Which set of factors of the number 420 has the least possible sum? Which set of factors of the. Number 420 has the greatest possible sum? Be sure that the two sets of factors both have a product of 420
2 + 2 + 5 + 7 + 3 = 19
210 + 2 = 212
To find the set of factors with the least possible sum for a given number, you need to find the factors of the number and arrange them in a way that minimizes their sum. Similarly, to find the set of factors with the greatest possible sum, you need to arrange the factors in a way that maximizes their sum.
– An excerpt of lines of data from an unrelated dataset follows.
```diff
diff --git a/rstnet_b200/ops.py b/rstnet_b200/ops.py
--- a/rstnet_b200/ops.py
+++ b/rstnet_b200/ops.py
@@ -134,6 +134,16 @@
         n = I_out * O_out
         self.flops = 2.0 * n * (W1.numel() + W2.numel())
         self.bytes = 4.0 * (Cc * I_out * (O_out + 2) + 2 * (W1.numel() + W2.numel()) + b1.numel() + b2.numel() + n * Cc)
+        groups = -(-I_out // 128)
+        self.tiles = groups * O_out
+        row = 4 * 128 * Cc
+        w = 8 * (W1.numel() + W2.numel())
+        if Cc == 64:
+            ctas = min(self.tiles, torch.cuda.get_device_properties(Y.device).multi_processor_count)
+            runs = sum((self.tiles * (b + 1) // ctas - 1) // O_out - (self.tiles * b // ctas) // O_out + 1 for b in range(ctas))
+            self.l2_bytes = row * (self.tiles + 2 * runs) + w * ctas
+        else:
+            self.l2_bytes = (3 * row + w) * self.tiles
         self._h = C.c_void_p()
         _lib.check(_lib.lib().rstnet_tc_resblock_create(C.byref(d), C.byref(self._h)), "tc_resblock_create")
 
```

Let's start by finding the factors of the number 420. To do this, you can divide 420 by numbers starting from 1 and continuing until you reach half of the number:
1: 420 ÷ 1 = 420
2: 420 ÷ 2 = 210
3: 420 ÷ 3 = 140
4: 420 ÷ 4 = 105
5: 420 ÷ 5 = 84
6: 420 ÷ 6 = 70
7: 420 ÷ 7 = 60
8: 420 ÷ 8 = 52
9: 420 ÷ 9 = 46
10: 420 ÷ 10 = 42
So, the factors of 420 are: 1, 2, 3, 4, 5, 6, 7, 8, 9, 10, 12, 14, 15, 20, 21, 28, 30, 35, 40, 42, 60, 70, 84, 105, 140, 210, 420.
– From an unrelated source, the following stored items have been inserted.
template <int N>
__device__ __forceinline__ void tmem_ldn(uint32_t taddr, float *v);
template <>
__device__ __forceinline__ void tmem_ldn<1>(uint32_t taddr, float *v) {
  uint32_t r0;
  asm volatile("tcgen05.ld.sync.aligned.32x32b.x1.b32 {%0}, [%1];" : "=r"(r0) : "r"(taddr));
  v[0] = __uint_as_float(r0);
}
template <>
__device__ __forceinline__ void tmem_ldn<2>(uint32_t taddr, float *v) {
  uint32_t r0, r1;
  asm volatile("tcgen05.ld.sync.aligned.32x32b.x2.b32 {%0, %1}, [%2];" : "=r"(r0), "=r"(r1) : "r"(taddr));
  v[0] = __uint_as_float(r0); v[1] = __uint_as_float(r1);
}
template <>
__device__ __forceinline__ void tmem_ldn<4>(uint32_t taddr, float *v) {
  uint32_t r0, r1, r2, r3;
  asm volatile("tcgen05.ld.sync.aligned.32x32b.x4.b32 {%0, %1, %2, %3}, [%4];"
               : "=r"(r0), "=r"(r1), "=r"(r2), "=r"(r3) : "r"(taddr));
  v[0] = __uint_as_float(r0); v[1] = __uint_as_float(r1); v[2] = __uint_as_float(r2); v[3] = __uint_as_float(r3);
}
template <>
__device__ __forceinline__ void tmem_ldn<8>(uint32_t taddr, float *v) {
  uint32_t r[8];
  asm volatile("tcgen05.ld.sync.aligned.32x32b.x8.b32 {%0, %1, %2, %3, %4, %5, %6, %7}, [%8];"
               : "=r"(r[0]), "=r"(r[1]), "=r"(r[2]), "=r"(r[3]), "=r"(r[4]), "=r"(r[5]), "=r"(r[6]), "=r"(r[7])
               : "r"(taddr));
#pragma unroll
  for (int i = 0; i < 8; ++i) v[i] = __uint_as_float(r[i]);
}
// ... 46 lines not shown
  constexpr int NT = kLT;
  constexpr int WP = CP + 1;
  constexpr int CPP = (CP + 3) & ~3;
  constexpr int CH2 = (CP + 1) / 2;
  extern __shared__ __align__(128) unsigned char smraw[];
  const LoopGeom g = p.g;
  const int C = CP == 10 ? 10 : p.C;
  const int Th = p.Th, D = p.D, A = p.A, K = p.K, S = p.S, B = p.B, filts = (p.K - 1) / 2;
  const int tid = threadIdx.x, lane = tid & 31, warp = tid >> 5, half = warp & 1, pair = warp >> 1;
  const int CL = (int)cluster_nctarank(), rank = (int)cluster_ctarank();
  const int b = blockIdx.x / CL;
  const int t0 = min(Th, rank * g.tloc_max), t1 = min(Th, t0 + g.tloc_max), tloc = t1 - t0;
  const int nchx = (tloc + kLP - 1) / kLP;
  const int nche = (tloc + kLW - 1) / kLW;
  const int nchx_max = (g.tloc_max + kLP - 1) / kLP, nche_max = (g.tloc_max + kLW - 1) / kLW;

  uint64_t *done_x = reinterpret_cast<uint64_t *>(smraw);
  uint64_t *xbar1 = done_x + 1;
  uint64_t *xbar2 = xbar1 + 2;
  uint32_t *tmem_slot = reinterpret_cast<uint32_t *>(xbar2 + 2);
  float *xs = reinterpret_cast<float *>(smraw + 128);
  float *dcvT = xs + (size_t)g.tloc_max * A;
  float *app = dcvT + 2 * CP * g.App;
  float *wc_s = app + g.App;
  float *conv_s = wc_s + g.CKp;
  float *w_s = conv_s + g.tloc_max * CPP;
  float *dwt_s = w_s + round4(g.tloc_max);
  float *de_s = dwt_s + round4(g.tloc_max);
  float *dwn_s = de_s + round4(g.tloc_max);
  float *dcv_p = dwn_s + round4(g.tloc_max);
  float *ddp_w = dcv_p + 2 * g.tloc_max * 16;
  float *scr = ddp_w + kLW * (A / 2);
  float *ddp_x = scr + max(A * WP, round4(kKQ * CP * g.tloc_max));
  float *xch = ddp_x + 2 * kLMaxCL * A;
  float *slot = p.acc_slots + (size_t)blockIdx.x * p.slot_stride;

  const uint32_t x1bytes = (uint32_t)CL * 4u;
  const uint32_t x2bytes = (uint32_t)Th * (uint32_t)C * 4u + (rank == 0 ? (uint32_t)CL * (uint32_t)A * 4u : 0u);
  if (tid == 0) {
    mbar_init(done_x, kLW);
    for (int i = 0; i < 2; ++i) { mbar_init(&xbar1[i], 1); mbar_init(&xbar2[i], 1); }
    mbar_fence_init();
    for (int i = 0; i < 2; ++i) { mbar_expect_tx(&xbar1[i], x1bytes); mbar_expect_tx(&xbar2[i], x2bytes); }
  }
  cluster_arrive_relaxed();
  if (warp == 0) tmem_alloc(tmem_slot, 512);
  float gv[APL];
#pragma unroll
  for (int j = 0; j < APL; ++j) gv[j] = __ldg(p.gvec + half * (A / 2) + lane + 32 * j);
  for (int i = tid; i < C * K; i += NT) wc_s[i] = __ldg(p.W_conv + i);
  for (int i = tid; i < A * C; i += NT) { const int a = i / C; scr[a * WP + (i - a * C)] = __ldg(p.W_att + i); }
  {
    const int padn = g.App - Th;
    for (int i = tid; i < 2 * CP * padn; i += NT) {
      const int c = i / padn, o = i - c * padn;
      dcvT[c * g.App + (o < filts ? o : Th + o)] = 0.0f;
    }
    for (int i = tid; i < g.tloc_max * CPP; i += NT) conv_s[i] = 0.0f;
    for (int i = tid; i < round4(g.tloc_max); i += NT) dwn_s[i] = 0.0f;
  }
  tc_fence_before();
  __syncthreads();
  tc_fence_after();
  const uint32_t tbase = *tmem_slot + ((uint32_t)(32 * (warp & 3)) << 16);
  const uint32_t tcol_pre = tbase + (uint32_t)((warp >> 2) * nchx_max * APL);
  const uint32_t tcol_enc = tbase + (uint32_t)(g.col_enc + (warp >> 2) * nche_max * DPL2);
  float2 WattC[APL][CH2];
#pragma unroll
  for (int j = 0; j < APL; ++j) {
    const int a = half * (A / 2) + lane + 32 * j;
#pragma unroll
    for (int c2 = 0; c2 < CH2; ++c2)
      WattC[j][c2] = make_float2(2 * c2 < C ? scr[a * WP + 2 * c2] : 0.0f, 2 * c2 + 1 < C ? scr[a * WP + 2 * c2 + 1] : 0.0f);
  }
  const int aoff = half * (A / 2) + lane;
  pdl_wait();
  for (int q = 0; q < nchx; ++q) {
    const int tl = kLP * q + pair;
    float v[APL];
#pragma unroll
    for (int j = 0; j < APL; ++j) v[j] = tl < tloc ? __ldg(p.pre + ((size_t)b * Th + t0 + tl) * A + aoff + 32 * j) : 0.0f;
    tmem_store<APL>(tcol_pre + (uint32_t)(q * APL), v);
  }
  for (int q = 0; q < nche; ++q) {
    const int tl = kLW * q + warp;
    float v[DPL2];
#pragma unroll
    for (int j = 0; j < DPL2; ++j)
      v[j] = (tl < tloc && lane + 32 * j < D) ? __ldg(p.enc + ((size_t)b * Th + t0 + tl) * D + lane + 32 * j) : 0.0f;
    tmem_store<DPL2>(tcol_enc + (uint32_t)(q * DPL2), v);
  }
  tmem_wait_st();
  __syncthreads();
  cluster_wait();

  float pacc[kKG];
#pragma unroll
  for (int i = 0; i < kKG; ++i) pacc[i] = 0.0f;
  float dgv[APL];
#pragma unroll
  for (int j = 0; j < APL; ++j) dgv[j] = 0.0f;
  float dgb = 0.0f;
  const int nkg = (K + kKG - 1) / kKG;
  const bool conv_thread = tid >= A && tid - A < C * nkg;
  const int cw_c = conv_thread ? (tid - A) / nkg : 0, cw_kb = conv_thread ? ((tid - A) % nkg) * kKG : 0;
  LOOP_DBG_DECL;
  LOOP_MARK(0);

  for (int it = 0; it < S; ++it) {
    const int s = S - 1 - it;
    const uint32_t par = (uint32_t)it & 1u, ph = ((uint32_t)it >> 1) & 1u;
    float *dcv_cur = dcvT + par * CP * g.App;
    float *ddpx = ddp_x + par * kLMaxCL * A;
    float *xc = xch + par * kLMaxCL;
    const size_t sb = (size_t)s * B + b;
    float dcr[DPL2];
#pragma unroll
    for (int j = 0; j < DPL2; ++j) dcr[j] = (p.dc_all && lane + 32 * j < D) ? __ldg(p.dc_all + sb * D + lane + 32 * j) : 0.0f;
    float dp[APL];
#pragma unroll
    for (int j = 0; j < APL; ++j) dp[j] = __ldg(p.dec_proj + sb * A + aoff + 32 * j);
    for (int i = tid; i < tloc; i += NT) {
      w_s[i] = __ldg(p.w_all + sb * Th + t0 + i);
      dwt_s[i] = dwn_s[i] + (p.dw_all ? __ldg(p.dw_all + sb * Th + t0 + i) : 0.0f);
    }
    for (int i = tid; i < tloc * C; i += NT) {
      const int tl = i / C;
      conv_s[tl * CPP + (i - tl * C)] = __ldg(p.conv_all + (sb * Th + t0) * C + i);
    }
    {
      const float *prev = s == 0 ? p.att_init + (size_t)b * Th : p.w_all + (sb - B) * Th;
      for (int i = tid; i < g.App; i += NT) {
        const int t = i - filts;
        app[i] = (t >= 0 && t < Th) ? __ldg(prev + t) : 0.0f;
      }
    }
    __syncthreads();
    LOOP_MARK(1);

    for (int q = 0; q < nche; ++q) {
      const int tl = kLW * q + warp;
      float ev[DPL2];
      tmem_load<DPL2>(tcol_enc + (uint32_t)(q * DPL2), ev);
      tmem_wait_ld();
      float dot = 0.0f;
#pragma unroll
      for (int j = 0; j < DPL2; ++j) dot = fmaf(dcr[j], ev[j], dot);
      dot = warp_sum(dot);
      if (lane == 0 && tl < tloc) dwt_s[tl] += dot;
    }
    __syncthreads();
    LOOP_MARK(2);
    if (warp == 0) {
      float s1 = 0.0f;
      for (int tl = lane; tl < tloc; tl += 32) s1 = fmaf(w_s[tl], dwt_s[tl], s1);
      s1 = warp_sum(s1);
      if (lane < CL) st_async_f32(dsmem_addr(xc + rank, (uint32_t)lane), s1, dsmem_addr(&xbar1[par], (uint32_t)lane));
    }
    mbar_wait(&xbar1[par], ph);
    float Stot = 0.0f;
    for (int r = 0; r < CL; ++r) Stot += xc[r];
    for (int tl = tid; tl < tloc; tl += NT) de_s[tl] = p.scaling * w_s[tl] * (dwt_s[tl] - Stot);
    if (tid == 0) {
      mbar_expect_tx(&xbar1[par], x1bytes);
      if (it > 0) bulk_wait<0>();
    }
    __syncthreads();
    LOOP_MARK(3);

    float ddp[APL];
#pragma unroll
    for (int j = 0; j < APL; ++j) ddp[j] = 0.0f;
    float pn[APL];
    tmem_load<APL>(tcol_pre, pn);
#pragma unroll 1
    for (int q = 0; q < nchx; ++q) {
      const int tl = kLP * q + pair;
      tmem_wait_ld();
      float pv[APL];
#pragma unroll
      for (int j = 0; j < APL; ++j) {
        asm volatile("" : "+f"(pn[j]));
        pv[j] = pn[j];
      }
      if (q + 1 < nchx) tmem_load<APL>(tcol_pre + (uint32_t)((q + 1) * APL), pn);
      if (tl < tloc) {
        const float de = de_s[tl];
        const float *cvp = conv_s + tl * CPP;
        float cv[CPP];
#pragma unroll
        for (int c4 = 0; c4 < CPP; c4 += 4) {
// ... 34 lines not shown
#pragma unroll
          for (int c = 0; c < 8; ++c) { dcv[2 * c] = dcv2[c].x; dcv[2 * c + 1] = dcv2[c].y; }
          warp_reduce16(dcv, lane);
          if ((lane & 1) == 0) {
            const int ci = ((lane >> 4) & 1) * 8 + ((lane >> 3) & 1) * 4 + ((lane >> 2) & 1) * 2 + ((lane >> 1) & 1);
            dcv_p[(half * g.tloc_max + tl) * 16 + ci] = dcv[0];
          }
        }
      }
    }
    LOOP_MARK(4);
    fence_proxy_async_smem();
    __syncwarp();
    if (lane == 0) mbar_arrive1(done_x);
    if (tid == 0 && tloc > 0) {
      mbar_wait(done_x, (uint32_t)it & 1u);
      float *dst = p.d_pre + ((size_t)b * Th + t0) * A;
      const uint32_t total = (uint32_t)tloc * A * 4u;
      for (uint32_t o = 0; o < total; o += 32768u) {
        const uint32_t nb = total - o < 32768u ? total - o : 32768u;
        if (it > 0) bulk_red_add_s2g(reinterpret_cast<char *>(dst) + o, reinterpret_cast<char *>(xs) + o, nb);
        else bulk_s2g(reinterpret_cast<char *>(dst) + o, reinterpret_cast<char *>(xs) + o, nb);
      }
      bulk_commit();
    }
#pragma unroll
    for (int j = 0; j < APL; ++j) ddp_w[warp * (A / 2) + lane + 32 * j] = ddp[j];
    __syncthreads();
    LOOP_MARK(5);

    for (int item = tid; item < tloc * C; item += NT) {
      const int c = item / tloc, tl = item - c * tloc;
      const float v = dcv_p[tl * 16 + c] + dcv_p[(g.tloc_max + tl) * 16 + c];
      for (int r = 0; r < CL; ++r)
        st_async_f32(dsmem_addr(dcv_cur + c * g.App + filts + t0 + tl, (uint32_t)r), v, dsmem_addr(&xbar2[par], (uint32_t)r));
    }
    for (int a = tid; a < A; a += NT) {
      const int h = a >= A / 2 ? 1 : 0, ai = a - h * (A / 2);
      float sd = 0.0f;
#pragma unroll
      for (int pr = 0; pr < kLP; ++pr) sd += ddp_w[(2 * pr + h) * (A / 2) + ai];
      st_async_f32(dsmem_addr(ddpx + rank * A + a, 0u), sd, dsmem_addr(&xbar2[par], 0u));
    }
    if (warp == kLW - 1) {
      float s2 = 0.0f;
      for (int tl = lane; tl < tloc; tl += 32) s2 += de_s[tl];
      dgb += warp_sum(s2);
    }
    LOOP_MARK(6);
    if (tid < A) {
#pragma unroll 5
      for (int tl = 0; tl < tloc; ++tl) {
        const float dt = xs[(size_t)tl * A + tid];
#pragma unroll
        for (int c4 = 0; c4 < CPP; c4 += 4) {
          const float4 t4 = *reinterpret_cast<const float4 *>(conv_s + tl * CPP + c4);
          if (c4 < CP) pacc[c4] = fmaf(dt, t4.x, pacc[c4]);
          if (c4 + 1 < CP) pacc[c4 + 1] = fmaf(dt, t4.y, pacc[c4 + 1]);
          if (c4 + 2 < CP) pacc[c4 + 2] = fmaf(dt, t4.z, pacc[c4 + 2]);
          if (c4 + 3 < CP) pacc[c4 + 3] = fmaf(dt, t4.w, pacc[c4 + 3]);
        }
      }
    } else if (conv_thread) {
      const float *ar = app + cw_kb;
      float x[kKG];
#pragma unroll
      for (int i = 0; i < kKG - 1; ++i) x[i] = ar[t0 + i];
#pragma unroll 12
      for (int tl = 0; tl < tloc; ++tl) {
        x[kKG - 1] = ar[t0 + tl + kKG - 1];
        const float dv = dcv_p[tl * 16 + cw_c] + dcv_p[(g.tloc_max + tl) * 16 + cw_c];
#pragma unroll
        for (int i = 0; i < kKG; ++i) pacc[i] = fmaf(dv, x[i], pacc[i]);
#pragma unroll
        for (int i = 0; i < kKG - 1; ++i) x[i] = x[i + 1];
      }
    }
    LOOP_MARK(7);
    mbar_wait(&xbar2[par], ph);
    LOOP_MARK(8);
    if (rank == 0) {
      for (int a = tid; a < A; a += NT) {
        float sd = 0.0f;
        for (int r = 0; r < CL; ++r) sd += ddpx[r * A + a];
        p.d_decproj[sb * A + a] = sd;
      }
    }
    if (s > 0) {
      const int nsg = (tloc + kTG - 1) / kTG;
      const int Kq = (K + kKQ - 1) / kKQ;
      const int nitems = nsg * C * kKQ;
      for (int item = tid; item < nitems; item += NT) {
        const int sg = item % nsg, rest = item / nsg, c = rest % C, kq = rest / C;
        const int k0 = kq * Kq, k1 = min(K, k0 + Kq);
        const float *wr = wc_s + c * K;
        const float *dr = dcv_cur + c * g.App + (t0 + kTG * sg) + 2 * filts;
        float a0 = 0.f, a1 = 0.f, a2 = 0.f, a3 = 0.f, a4 = 0.f;
        float x1 = dr[1 - k0], x2 = dr[2 - k0], x3 = dr[3 - k0], x4 = dr[4 - k0];
#pragma unroll 5
        for (int k = k0; k < k1; ++k) {
          const float x0 = dr[-k], wv = wr[k];
          a0 = fmaf(wv, x0, a0); a1 = fmaf(wv, x1, a1); a2 = fmaf(wv, x2, a2);
          a3 = fmaf(wv, x3, a3); a4 = fmaf(wv, x4, a4);
          x4 = x3; x3 = x2; x2 = x1; x1 = x0;
        }
        float *o = scr + ((size_t)(kq * C + c)) * g.tloc_max + kTG * sg;
        const int nv = min(kTG, tloc - kTG * sg);
        o[0] = a0;
        if (nv > 1) o[1] = a1;
        if (nv > 2) o[2] = a2;
        if (nv > 3) o[3] = a3;
        if (nv > 4) o[4] = a4;
      }
    }
    if (tid == 0) mbar_expect_tx(&xbar2[par], x2bytes);
    __syncthreads();
    LOOP_MARK(9);
    if (s > 0) {
      for (int tl = tid; tl < tloc; tl += NT) {
        float sum = 0.0f;
        for (int i = 0; i < kKQ * C; ++i) sum += scr[(size_t)i * g.tloc_max + tl];
        dwn_s[tl] = sum;
      }
    }
    LOOP_MARK(10);
  }

  LOOP_DBG_FLUSH(1);
  if (tid < A) {
#pragma unroll
    for (int c = 0; c < CP; ++c)
      if (c < C) slot[tid * C + c] = pacc[c];
  } else if (conv_thread) {
#pragma unroll
    for (int i = 0; i < kKG; ++i)
      if (cw_kb + i < K) slot[A * C + cw_c * K + cw_kb + i] = pacc[i];
  }
  __syncthreads();
#pragma unroll
  for (int j = 0; j < APL; ++j) ddp_w[warp * (A / 2) + lane + 32 * j] = dgv[j];
  __syncthreads();
  for (int a = tid; a < A; a += NT) {
    const int h = a >= A / 2 ? 1 : 0, ai = a - h * (A / 2);
    float sg = 0.0f;
#pragma unroll
    for (int pr = 0; pr < kLP; ++pr) sg += ddp_w[(2 * pr + h) * (A / 2) + ai];
    slot[A * C + C * K + a] = sg;
  }
  if (warp == kLW - 1 && lane == 0) slot[A * C + C * K + A] = dgb;
  if (tid == 0) bulk_wait<0>();
  tc_fence_before();
  __syncthreads();
  if (warp == 0) tmem_dealloc(*tmem_slot, 512);
}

Now, to find the set of factors with the least possible sum that also has a product of 420, you need to consider the divisors that are close to each other. In this case, the factors 2 and 210 have the lowest possible sum at 212.
To find the set of factors with the greatest possible sum that adds up to 420, you need to consider the largest and smallest factors, which are 1 and 420. Therefore, the set 1, 420 has the greatest possible sum at 421.
In summary:
- The set of factors with the least possible sum and a product of 420 is {2, 210} with a sum of 212.
- The set of factors with the greatest possible sum and a product of 420 is {1, 420} with a sum of 421.